Promoting consumption appears central to the economic blueprint of the man tapped to be China’s next premier, Li Keqiang. He wrote in Qiushi, the Communist Party’s monthly journal, that subsidized housing and medical care will be needed to enlarge the nation’s class of “middle income earners.”

Rising housing prices and inflation have both cooled after government monetary policy in 2011 cut off credit for real estate developers and tightened the criteria for multiple-home purchases. Much will depend on government policy in 2012. A hard landing would wipe out the wealth built up in real estate speculation, for instance.

It does appear certain that China will continue to shift expectations for future growth from fixed asset investment (in infrastructure and real estate) to consumption. In 2010, China got 47 percent of its GDP from consumption, compared to 88 percent and 79 percent in United States and Japan, respectively, suggesting room for more “middle-class” supermarket sales.

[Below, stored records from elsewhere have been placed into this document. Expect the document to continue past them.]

#ifndef WH_D4C_ABLATE
#define WH_D4C_ABLATE 0
#endif
#ifndef WH_D4C_KEEP_W
#define WH_D4C_KEEP_W 4
#endif
#ifndef WH_D4C_GATHER_UNCOND
#define WH_D4C_GATHER_UNCOND 1
#endif
#ifndef WH_D4C_REGFED
#define WH_D4C_REGFED 1
#endif
#ifndef WH_D4C_RMAXR
#define WH_D4C_RMAXR 0
#endif
#ifndef WH_D4C_MAXR
#define WH_D4C_MAXR 0
#endif
constexpr int d4c_maxr(int n) { return WH_D4C_MAXR ? WH_D4C_MAXR : ((n <= 1024 || WH_D4C_REGFED) ? 8 : 4); }
constexpr int d4c_rmaxr(int n) { return WH_D4C_RMAXR ? WH_D4C_RMAXR : ((n <= 1024 || WH_D4C_REGFED) ? 8 : 4); }
#ifndef WH_LOVE_REGWIN
#define WH_LOVE_REGWIN 1
#endif
#ifndef WH_LOVE_MAXR
#define WH_LOVE_MAXR 8
#endif
#ifndef WH_D4C_MINBLK
#define WH_D4C_MINBLK 4
#endif
#ifndef WH_D4C_WIN_UNROLL
#define WH_D4C_WIN_UNROLL 4
#endif
#ifndef WH_D4C_CENT_LOOP
#define WH_D4C_CENT_LOOP 0
#endif
#ifdef WH_D4C_STAGE_TIMER
__device__ unsigned long long g_d4c_stage[16];
__device__ unsigned long long g_d4c_t0[1 << 20];
#define STAGE_TIMER_BEGIN { if (threadIdx.x == 0) g_d4c_t0[blockIdx.x & ((1 << 20) - 1)] = __builtin_readcyclecounter(); }
#define STAGE_MARK(i) { __syncthreads(); if (threadIdx.x == 0) { const unsigned long long _t = __builtin_readcyclecounter(); atomicAdd(&g_d4c_stage[i], _t - g_d4c_t0[blockIdx.x & ((1 << 20) - 1)]); g_d4c_t0[blockIdx.x & ((1 << 20) - 1)] = _t; } }
#else
#define STAGE_TIMER_BEGIN
#define STAGE_MARK(i)
#endif
// ... 280 lines not shown
          if (!(j < L)) val = 0.0;
        } else {
          if (j < L) {
            const double w = shape(c);
            val = out[q] * w - w * dc;
            if (ENERGY) val *= inv_nrm;
          }
          const double cn = c * rot_c - sn * rot_s;
          sn = sn * rot_c + c * rot_s;
          c = cn;
        }
        out[q] = val;
      }
    }
  }
}
struct D4cLaunchConst {
  int b0, b1, b2;
  int boundary;
  int centre[8];
};
inline D4cLaunchConst d4c_launch_const(double fs, int n, int wlen, int interval, int nap) {
  D4cLaunchConst c;
  c.b0 = (int)(ceil(100.0 / (fs / n)) + 1);
  c.b1 = (int)(ceil(4000.0 / (fs / n)) + 1);
  c.b2 = (int)(ceil(7900.0 / (fs / n)) + 1);
  c.boundary = (int)((double)n / wlen * 8 + 0.5);
  for (int b = 0; b < 8; ++b) c.centre[b] = b < nap ? (int)floor((double)interval * (b + 1) / (fs / n)) : 0;
  return c;
}

template <int N>
constexpr bool d4c_regfed() { return WH_D4C_REGFED && N == 8 * ft_of(N); }
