#ifndef SO3D_LOGP_PREFETCH
#define SO3D_LOGP_PREFETCH 1
#endif
template <bool kOn>
struct LogpPre {};
template <>
struct LogpPre<true> {
  struct Pre1 {};
  struct Pre2 {
    float eps;
  };
};
template <int kMode>
struct LogpScoreOp : LogpPre<SO3D_LOGP_PREFETCH && (kMode == kClosed || kMode == kAuto)> {
  SO3D_OP_ARRAYS(1, 0, 0, 1)
  SO3D_OP_NO_TAB
  static constexpr int kMinCtas = (kMode == kClosed || kMode == kAuto) ? 5 : 1;
#ifndef SO3D_SERIES_WIDE_INDEX
#define SO3D_SERIES_WIDE_INDEX 0
#endif
  static constexpr bool kWideIndex = SO3D_SERIES_WIDE_INDEX && (kMode == kSeries || kMode == kSeriesAdaptive || kMode == kSeriesPure);
  const float* eps;
  int eps_stride;
  float* logp;
  float* dlogf;
  int L;
  __device__ void row(int64_t i, const Mat3* a9, const Vec3*, Mat3*, Vec3* o3, const float*) const { row_eps(i, eps[i * eps_stride], a9, o3); }
  __device__ void row_eps(int64_t i, float e, const Mat3* a9, Vec3* o3) const {
    const AxisAngleF a = axis_angle_fast(a9[0]);
    float lf, g;
    igso3_logf_g_t<kMode>(a.theta, e, L, &lf, &g);
    logp[i] = lf;
    if (dlogf) dlogf[i] = g;
    o3[0] = Vec3{g * a.axis.x, g * a.axis.y, g * a.axis.z};
  }
  template <class P1 = typename LogpPre<true>::Pre1>
  __device__ P1 prefetch1(int64_t) const { return P1{}; }
  template <class P1, class P2 = typename LogpPre<true>::Pre2>
  __device__ P2 prefetch2(int64_t i, const P1&) const { return P2{eps[i * eps_stride]}; }
  template <class P2>
  __device__ void row(int64_t i, const P2& p, const Mat3* a9, const Vec3*, Mat3*, Vec3* o3, const float*) const { row_eps(i, p.eps, a9, o3); }
};
#ifndef SO3D_LOGP2_MINCTAS
#define SO3D_LOGP2_MINCTAS 8
#endif
#ifndef SO3D_LOGP2_AUTO_VOTE
#define SO3D_LOGP2_AUTO_VOTE 1
#endif
#ifndef SO3D_LOGP2_OUTSTAGES
#define SO3D_LOGP2_OUTSTAGES 1
#endif
#ifndef SO3D_SERIES2_MINCTAS
#define SO3D_SERIES2_MINCTAS 4
#endif
template <int kMode>
struct LogpScore2Op : LogpScoreOp<kMode> {
  static constexpr bool kSeriesMode = kMode == kSeries || kMode == kSeriesAdaptive || kMode == kSeriesPure;
  using Pre1 = typename LogpPre<true>::Pre1;
  using Pre2 = typename LogpPre<true>::Pre2;
  static constexpr int kOutStages = SO3D_LOGP2_OUTSTAGES;
  static constexpr int kInStages = 1;
  static constexpr int kMinCtas = kSeriesMode ? SO3D_SERIES2_MINCTAS : SO3D_LOGP2_MINCTAS;
  int64_t n;
  __device__ void row2(int64_t i0, const Pre2 (&p)[2], const Mat3 (*a9)[2], const Vec3 (*)[2], Mat3 (*)[2], Vec3 (*o3)[2], const float*) const {
    const AxisAngleL<L2> a = axis_angle_fast_l(lanes_of(a9[0][0], a9[0][1]));
    float lf2[2], g2[2];
    if constexpr (kSeriesMode) {
      igso3_series_branch_l2<kMode>(a.theta, L2{p[0].eps, p[1].eps}, this->L, lf2, g2);
    } else if (kMode == kAuto && SO3D_LOGP2_AUTO_VOTE) {
      igso3_closed_f32(a.theta.x, p[0].eps, &lf2[0], &g2[0]);
      igso3_closed_f32(a.theta.y, p[1].eps, &lf2[1], &g2[1]);
      const bool s0 = !(p[0].eps <= kAutoSeriesEps), s1 = !(p[1].eps <= kAutoSeriesEps);
      if (__any_sync(__activemask(), s0 || s1)) {
        if (s0) igso3_series_branch<kAuto>(a.theta.x, p[0].eps, this->L, &lf2[0], &g2[0]);
        if (s1) igso3_series_branch<kAuto>(a.theta.y, p[1].eps, this->L, &lf2[1], &g2[1]);
      }
    } else {
      igso3_logf_g_t<kMode>(a.theta.x, p[0].eps, this->L, &lf2[0], &g2[0]);
      igso3_logf_g_t<kMode>(a.theta.y, p[1].eps, this->L, &lf2[1], &g2[1]);
    }
#pragma unroll
    for (int j = 0; j < 2; ++j) {
      const int64_t i = i0 + 32 * j;
      const float lf = lf2[j], g = g2[j];
      if (i < n) {
        this->logp[i] = lf;
        if (this->dlogf) this->dlogf[i] = g;
      }
      o3[0][j] = j ? Vec3{g * a.axis.x.y, g * a.axis.y.y, g * a.axis.z.y} : Vec3{g * a.axis.x.x, g * a.axis.y.x, g * a.axis.z.x};
    }
  }
};
struct LogpBwdOp {
  SO3D_OP_ARRAYS(1, 0, 1, 0)
  SO3D_OP_NO_TAB
  const float* dlogf;
  const float* gout;
  __device__ void row(int64_t i, const Mat3* a9, const Vec3*, Mat3* o9, Vec3*, const float*) const {
    const Mat3& r = a9[0];
    const float vx = r.m[7] - r.m[5], vy = r.m[2] - r.m[6], vz = r.m[3] - r.m[1];
    const float s = 0.5f * sqrtf(fmaf(vx, vx, fmaf(vy, vy, vz * vz)));
    const float c = 0.5f * (r.m[0] + r.m[4] + r.m[8] - 1.0f);
    const float gg = gout[i] * dlogf[i] / fmaf(s, s, c * c);
    const float ka = s > 0.f ? gg * c / (4.0f * s) : 0.f;
    const float kd = -0.5f * gg * s;
#pragma unroll
    for (int p = 0; p < 3; ++p)
#pragma unroll
      for (int q = 0; q < 3; ++q) o9[0].m[3 * p + q] = ka * (r.m[3 * p + q] - r.m[3 * q + p]) + (p == q ? kd : 0.f);
  }
};

__global__ void __launch_bounds__(256) density_kernel(const float* __restrict__ omega, const float* __restrict__ eps, int eps_stride,
                                                      float* __restrict__ f, int64_t n, int mode, int L) {
  for (int64_t i = (int64_t)blockIdx.x * blockDim.x + threadIdx.x; i < n; i += (int64_t)gridDim.x * blockDim.x) {
    float lf, g;
    igso3_logf_g(omega[i], eps[i * eps_stride], mode, L, &lf, &g);
    f[i] = expf(lf);
  }
}

template <int kMode>
__global__ void __launch_bounds__(256) series_warp_kernel(const float* __restrict__ R, const float* __restrict__ eps, int eps_stride,
                                                          float* __restrict__ logp, float* __restrict__ score3, float* __restrict__ dlogf,
                                                          int64_t n, int L) {
  const int lane = threadIdx.x & 31;
  const int64_t warps = ((int64_t)gridDim.x * blockDim.x) >> 5;
  for (int64_t row = ((int64_t)blockIdx.x * blockDim.x + threadIdx.x) >> 5; row < n; row += warps) {
    Mat3 m;
#pragma unroll
    for (int k = 0; k < 9; ++k) m.m[k] = __ldg(R + row * 9 + k);
    const AxisAngleF a = axis_angle_fast(m);
    const float e = __ldg(eps + row * eps_stride);
    float kap, kapp, cexp;
    igso3_series_lane_setup(a.theta, e, &kap, &kapp, &cexp);
    const int Lw = igso3_series_warp_terms(e, L);
    SeriesLaneState st = igso3_series_lane(kap, kapp, cexp, lane, igso3_series_lane_terms(Lw), Lw);
#pragma unroll
    for (int off = 16; off > 0; off >>= 1) {
      st.b += __shfl_xor_sync(0xffffffffu, st.b, off);
      st.d += __shfl_xor_sync(0xffffffffu, st.d, off);
      st.bp += __shfl_xor_sync(0xffffffffu, st.bp, off);
      st.dp += __shfl_xor_sync(0xffffffffu, st.dp, off);
    }
    if (lane == 0) {
      const float F = 2.0f * st.b - st.d, dF = 2.0f * st.bp - st.dp;
      float lf = logf(2.0f * F), g = dF / F;
      if ((kMode == kSeries || kMode == kSeriesAdaptive) && e <= kAutoSeriesEps && a.theta > kSeriesGuard * e) igso3_closed_f32(a.theta, e, &lf, &g);
      logp[row] = lf;
      if (dlogf) dlogf[row] = g;
      if (score3) {
// ... 1078 lines not shown
  op.in9[0] = R; op.q = q4;
  return launch_rowwise_pick(op, n, stream, "so3d_rmat_to_quat_f32");
}

}
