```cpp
namespace rxgpu {
std::atomic<int> g_resident_kernels{0};
namespace {
std::mutex g_retired_mtx;
std::vector<std::pair<void*, bool>> g_retired;
size_t g_retired_bytes = 0;
}
void drain_retired() {
	std::vector<std::pair<void*, bool>> take;
// ... 222 lines not shown
int rxgpu_scan_tier_subset(uint64_t n_ids, uint32_t dim, uint32_t nq, uint32_t kk, int shadow_available, int stats_finite) {
	return int(rxgpu::scan_policy_tier_subset(n_ids, dim, nq, kk, shadow_available != 0, stats_finite != 0));
}

int rxgpu_scan_tier_range(uint64_t rows, uint32_t dim, int listed, int shadow_available, int stats_finite) {
	return int(rxgpu::scan_policy_tier_range(rows, dim, listed != 0, shadow_available != 0, stats_finite != 0));
}

int rxgpu_index_last_candidates(const rxgpu_index* h, uint32_t* out_count, uint32_t* out_cap) {
	RX_CHECK(h && out_count && out_cap, RXGPU_ERR_PARAMS, "rxgpu_index_last_candidates: null argument");
	*out_count = h->last_cand_count.load();
	*out_cap = h->last_cand_cap.load();
	return RXGPU_OK;
}

int rxgpu_index_inspect(rxgpu_index* h, const char* what, void* out, uint64_t cap_bytes, uint64_t* out_bytes) {
	RX_CHECK(h && what && out_bytes, RXGPU_ERR_PARAMS, "rxgpu_index_inspect: null argument");
	*out_bytes = 0;
	RX_CHECK(!h->shard_set, RXGPU_ERR_PARAMS, "rxgpu_index_inspect: single-device indexes only (inspect the rxgpu_index_shard handles)");
	DeviceGuard dg(h->device);
	return rxgpu::inspect_index(h, what, out, cap_bytes, out_bytes);
}

int rxgpu_device_count(void) {
	int n = 0;
	if (hipGetDeviceCount(&n) != hipSuccess) {
		set_error("hipGetDeviceCount failed");
		return RXGPU_ERR_DEVICE;
	}
	return n;
}

int rxgpu_device_arch(int device, char* name, size_t cap) {
	hipDeviceProp_t prop;
	RX_HIP(hipGetDeviceProperties(&prop, device));
	std::snprintf(name, cap, "%s", prop.gcnArchName);
	return RXGPU_OK;
}

int rxgpu_index_create(int metric, uint32_t dim, uint64_t capacity, int device, rxgpu_index** out) {
	RX_CHECK(out, RXGPU_ERR_PARAMS, "rxgpu_index_create: out is null");
	RX_CHECK(metric >= 0 && metric <= 2, RXGPU_ERR_PARAMS, "rxgpu_index_create: unknown metric");
	RX_CHECK(dim > 0 && dim <= 65535, RXGPU_ERR_PARAMS, "rxgpu_index_create: dimension must be in [1, 65535]");
	RX_CHECK(capacity < 0xFFFFFFFFull, RXGPU_ERR_PARAMS, "rxgpu_index_create: capacity must fit 32-bit rows");
	int ndev = 0;
	RX_HIP(hipGetDeviceCount(&ndev));
// ... 267 lines not shown
```

reindexer_amd/csrc/rxgpu_internal.h:

```cpp
#pragma once

#include <atomic>
#include <hip/hip_runtime.h>
#include <stdint.h>

#include <map>
#include <thread>
#include <mutex>
#include <string>
#include <vector>
#include "ft_packed_decode.h"
#include "ft_merge_plan.h"

namespace rxgpu {

struct ScanParams;
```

A Nielsen survey of 3,500 people found that Chinese consumers topped its global rankings in the fourth quarter for discretionary spending on out-of-home entertainment, technology and stock market investing. The Chinese surveyed expect inflation to continue to stabilize in 2012, with 30 percent of the survey’s respondents expecting overall prices to remain the same or decrease in 2012m compared to 17 percent in the same period a year earlier.

Part of a quarterly survey of 56 economies around the world, the survey, however, showed Chinese in both rural and upper-tier cities in the wealthy east coast are wary of wages not rising fast enough to cover health and housing costs. A separate study of China’s consumers by management consultancy McKinsey, released this month, shows private consumption contribution to the Chinese GDP growth will rise from the current 26 percent to 43 percent by 2020. Fixed asset investment component’s contribution to the Chinese GDP growth will drop from the current 53 percent to 38 percent by 2020.